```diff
+template <int GPT, bool F16>
+int ss_launch(const SSArgs& a, hipStream_t st) {
+  static bool attr = false;
+  if (!attr) {
+    (void)hipFuncSetAttribute((const void*)conv_skip_stream_kernel<GPT, F16>, hipFuncAttributeMaxDynamicSharedMemorySize, 2 * SSCfg<GPT>::BUF);
+    attr = true;
+  }
+  hipLaunchKernelGGL((conv_skip_stream_kernel<GPT, F16>), dim3(a.nruns * a.ncb), dim3(256), 2 * SSCfg<GPT>::BUF, st, a);
+  OCV_CHECK_LAUNCH("ocv_conv3x3_split_packed_taps_fwd(stream)");
+  return 0;
+}
+
+}
+
+bool ocv_skip_stream_takes(int Cin, int Cout, int f16) {
+  if (g_skip_stream_mode == 0 || !ss_covers(Cin, Cout)) return false;
+  return g_skip_stream_mode == 1 || ss_measured_faster(Cin, Cout, f16);
+}
+
+int ocv_skip_stream_launch(const void* x_hl, int Cin, const void* w_hi, const void* w_lo, const float* oscale, int f16, float* y, int B,
+                           int H, int W, int Cout, int Kp, hipStream_t stream) {
+  const int gpt = ss_gpt(Cin);
+  OCV_CHECK_ARG(ss_covers(Cin, Cout) && Kp == SSCfg<3>::KS * 32 * (gpt == 3) + SSCfg<5>::KS * 32 * (gpt == 5),
+                "ocv_conv3x3_split_packed_taps_fwd(stream): internal (shape %d -> %d not covered)", Cin, Cout);
+  OCV_CHECK_ARG((long)B * H * W * Cout < (1L << 40) && (long)B * ocv_cdiv(H, 8) * ocv_cdiv(W, 16) < (1L << 30),
+                "ocv_conv3x3_split_packed_taps_fwd(stream): too many tiles");
+  SSArgs a{(const char*)x_hl, (const char*)w_hi, (const char*)w_lo, oscale, y, H, W, Cout, Kp, 0, 0, 0, 0, 0};
+  ss_plan(a, B, H, W, gpt);
+  if (gpt == 3) return f16 ? ss_launch<3, true>(a, stream) : ss_launch<3, false>(a, stream);
+  return f16 ? ss_launch<5, true>(a, stream) : ss_launch<5, false>(a, stream);
+}
+
+extern "C" int ocv_conv_skip_stream_set_dispatch(int mode) {
+  OCV_CHECK_ARG(mode >= 0 && mode <= 2, "ocv_conv_skip_stream_set_dispatch: mode must be 0 (off), 1 (on) or 2 (auto), got %d", mode);
+  g_skip_stream_mode = mode;
+  return 0;
+}
+
+extern "C" int ocv_conv_skip_stream_plan(int B, int H, int W, int Cin, int Cout, int f16, int* workgroups, int* tiles) {
+  OCV_CHECK_ARG(B >= 1 && H >= 1 && W >= 1 && Cin >= 1 && Cout >= 1, "ocv_conv_skip_stream_plan: bad sizes");
+  if (!ocv_skip_stream_takes(Cin, Cout, f16)) return 0;
+  SSArgs a{};
+  a.Cout = Cout;
+  ss_plan(a, B, H, W, ss_gpt(Cin));
+  if (workgroups != nullptr) *workgroups = a.nruns * a.ncb;
+  if (tiles != nullptr) *tiles = a.ntiles;
+  return 1;
+}
diff --git a/objcavit_amd/hip_ops/conv.py b/objcavit_amd/hip_ops/conv.py
--- a/objcavit_amd/hip_ops/conv.py
+++ b/objcavit_amd/hip_ops/conv.py
@@ -171,9 +171,31 @@
     return hi.contiguous(), lo.contiguous(), torch.exp2(-k).float().contiguous()
 
 
+_SKIP_STREAM_MODES = {"0": 0, "1": 1, "auto": 2}
+_skip_stream_set = [None]
+
+
+def skip_stream_sync() -> None:
+    mode = os.environ.get("OCV_SKIP_STREAM", "auto")
+    if mode != _skip_stream_set[0]:
+        if mode not in _SKIP_STREAM_MODES:
+            raise ValueError(f"OCV_SKIP_STREAM={mode!r}: expected '0', '1' or 'auto' (default)")
+        check(_lib.load().ocv_conv_skip_stream_set_dispatch(_SKIP_STREAM_MODES[mode]), "ocv_conv_skip_stream_set_dispatch")
+        _skip_stream_set[0] = mode
+
+
+def skip_stream_plan(B: int, H: int, W: int, Cin: int, Cout: int, f16: bool):
+    skip_stream_sync()
+    nwg, nt = C.c_int(0), C.c_int(0)
+    rc = _lib.load().ocv_conv_skip_stream_plan(B, H, W, Cin, Cout, int(f16), C.byref(nwg), C.byref(nt))
+    check(min(rc, 0), "ocv_conv_skip_stream_plan")
+    return (nwg.value, nt.value) if rc == 1 else None
+
+
 def conv3x3_split_packed_taps(x: SplitAct, w_hi: torch.Tensor, w_lo: torch.Tensor, bias: Optional[torch.Tensor], act: int = ACT_NONE,
                               out_fp32: bool = True, out_split: bool = False, oscale: Optional[torch.Tensor] = None):
     lib = _lib.load()
+    skip_stream_sync()
     if not (out_fp32 or out_split):
         raise ValueError("conv3x3_split_packed_taps: nothing to output")
     dt = x.hl.dtype
```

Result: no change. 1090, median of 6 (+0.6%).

WHAT THE EXERCISE ASKS
Determine the number of lines in the entries that hold the string "SSArgs"; write that number and nothing else.

EXERCISE RESULT
3